** Exercise directions **
Look through the listing underneath for "bool", and copy every line that has it.

** Listed entries **
@@ -617,17 +634,30 @@
 #pragma unroll
         for (int t = 0; t < TT; ++t) asm volatile("" : "+v"(p[t][oo]));
     }
-#pragma unroll
-    for (int t = 0; t < TT; ++t) {
-        auto a = __builtin_amdgcn_permlane16_swap(__float_as_uint(p[t][0]), __float_as_uint(p[t][1]), false, false);
+    if constexpr (NU < TT) {
+        const float q = NO == 2 ? p[0][1] : p[1][0];
+        auto a = __builtin_amdgcn_permlane16_swap(__float_as_uint(p[0][0]), __float_as_uint(q), false, false);
         const float A = __uint_as_float(a[0]) + __uint_as_float(a[1]);
-        float Bv = 0.f;
-        if constexpr (NO > 2) {
-            auto b = __builtin_amdgcn_permlane16_swap(__float_as_uint(p[t][2]), __float_as_uint(p[t][3]), false, false);
+        float Bv = A;
+        if constexpr (NO == 2) {
+            auto b = __builtin_amdgcn_permlane16_swap(__float_as_uint(p[1][0]), __float_as_uint(p[1][1]), false, false);
             Bv = __uint_as_float(b[0]) + __uint_as_float(b[1]);
         }
         auto c = __builtin_amdgcn_permlane32_swap(__float_as_uint(A), __float_as_uint(Bv), false, false);
-        y[t] = (__uint_as_float(c[0]) + __uint_as_float(c[1])) + bo;
+        y[0] = (__uint_as_float(c[0]) + __uint_as_float(c[1])) + bo;
+    } else {
+#pragma unroll
+        for (int t = 0; t < TT; ++t) {
+            auto a = __builtin_amdgcn_permlane16_swap(__float_as_uint(p[t][0]), __float_as_uint(p[t][1]), false, false);
+            const float A = __uint_as_float(a[0]) + __uint_as_float(a[1]);
+            float Bv = 0.f;
+            if constexpr (NO > 2) {
+                auto b = __builtin_amdgcn_permlane16_swap(__float_as_uint(p[t][2]), __float_as_uint(p[t][3]), false, false);
+                Bv = __uint_as_float(b[0]) + __uint_as_float(b[1]);
+            }
+            auto c = __builtin_amdgcn_permlane32_swap(__float_as_uint(A), __float_as_uint(Bv), false, false);
+            y[t] = (__uint_as_float(c[0]) + __uint_as_float(c[1])) + bo;
+        }
     }
 }
 
@@ -649,27 +679,34 @@
     if constexpr (DF_SPLIT_PRIO == 2) __builtin_amdgcn_s_setprio(MATRIX_PHASE ? 0 : 2);
 }
 
-template <int HT, int TT, bool OUTV, bool RELU, int PH, bool FAST = false, int NO = 0, bool SPLIT = false>
+template <int HT, int TT, bool OUTV, bool RELU, int PH, bool FAST = false, int NO = 0, bool SPLIT = false,
+          bool LDJ = false, bool LANES = false>
 __device__ __forceinline__ void net_tiles(const uint8_t* buf, const UNet& N, const ULayer& L, const int32_t* tab,
-                                          float* state, const int (&ro)[TT], float (&sum)[TT], const SplitHead& hd) {
+                                          float* state, const int (&ro)[TT], float (&sum)[TT], const SplitHead& hd,
+                                          SplitTail<TT>& tl) {
     const int lane = threadIdx.x & 63, g = lane >> 4;
     constexpr bool SPH = (PH == impl::PH_S_FWD || PH == impl::PH_S_BWD);
 #if DF_SPLIT_HEAD_REGS
     if constexpr (SPLIT && FAST && HT >= 2 && OUTV && NO > 0) {
-        int tx = threadIdx.x;
-        asm volatile("" : "+v"(tx));
-        const int lane = tx & 63, g = lane >> 4;
+        int l16 = tl.l16, g16 = tl.g16;
+        if constexpr (!LANES) {
+            int tx = threadIdx.x;
+            asm volatile("" : "+v"(tx));
+            l16 = (tx & 63) << 4, g16 = tx & 48;
+        }
+        const int g = g16 >> 4;
         const uint8_t* net = buf + hd.off_w0;
-        const int slot = ((uint32_t)hd.feat_word >> (kSplitSlotBits * g)) & ((1 << kSplitSlotBits) - 1);
+        const int slot = ((uint32_t)hd.feat_word >> (g16 >> 1)) & ((1 << kSplitSlotBits) - 1);
+        static_assert(kSplitSlotBits == 8, "slot of lane group g at bit 8 g = g16 / 2");
         bf16x8 w0[HT];
 #pragma unroll
-        for (int m = 0; m < HT; ++m) w0[m] = *reinterpret_cast<const bf16x8*>(net + lane * 16 + m * 1024);
+        for (int m = 0; m < HT; ++m) w0[m] = *reinterpret_cast<const bf16x8*>(net + l16 + m * 1024);
         float xin[TT][4];
 #pragma unroll
         for (int t = 0; t < TT; ++t) xin[t][0] = state[ro[t] + slot];
         const uint8_t* wh = net + kSplitOffH(HT);
         SplitStep f0;
-        split_step_request<HT, true>(wh + lane * 16, wh + (HT / 2) * HT * 3072 + (g << 4), 0, f0);
+        split_step_request<HT, true>(wh + l16, wh + (HT / 2) * HT * 3072 + g16, 0, f0);
         sched_fence();
         lds_wait0();
         split_prio<true>();
@@ -677,23 +714,44 @@
         f32x4 A[TT][HT], B[TT][HT];
         dense_first_split_pf<HT, TT>(w0, xin, A);
         bias_act<HT, TT, true>(buf, DF_ACT_RELU, A, false);
-        dense_hidden_split_pf<HT, TT>(wh, lane, A, B, f0);
+        dense_hidden_split_pf<HT, TT>(wh, l16, g16, A, B, f0);
         const uint8_t* w3 = net + kSplitOffOut(HT);
-        const uint8_t* w3g = w3 + (g << 4);
+        const uint8_t* w3g = w3 + g16;
         sched_fence();
         split_prio<false>();
         f32x4 wo[HT];
         out_row_request<HT, NO>(w3g, 0, wo);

** Response to this exercise **
-template <int HT, int TT, bool OUTV, bool RELU, int PH, bool FAST = false, int NO = 0, bool SPLIT = false>
+template <int HT, int TT, bool OUTV, bool RELU, int PH, bool FAST = false, int NO = 0, bool SPLIT = false,
+          bool LDJ = false, bool LANES = false>
     constexpr bool SPH = (PH == impl::PH_S_FWD || PH == impl::PH_S_BWD);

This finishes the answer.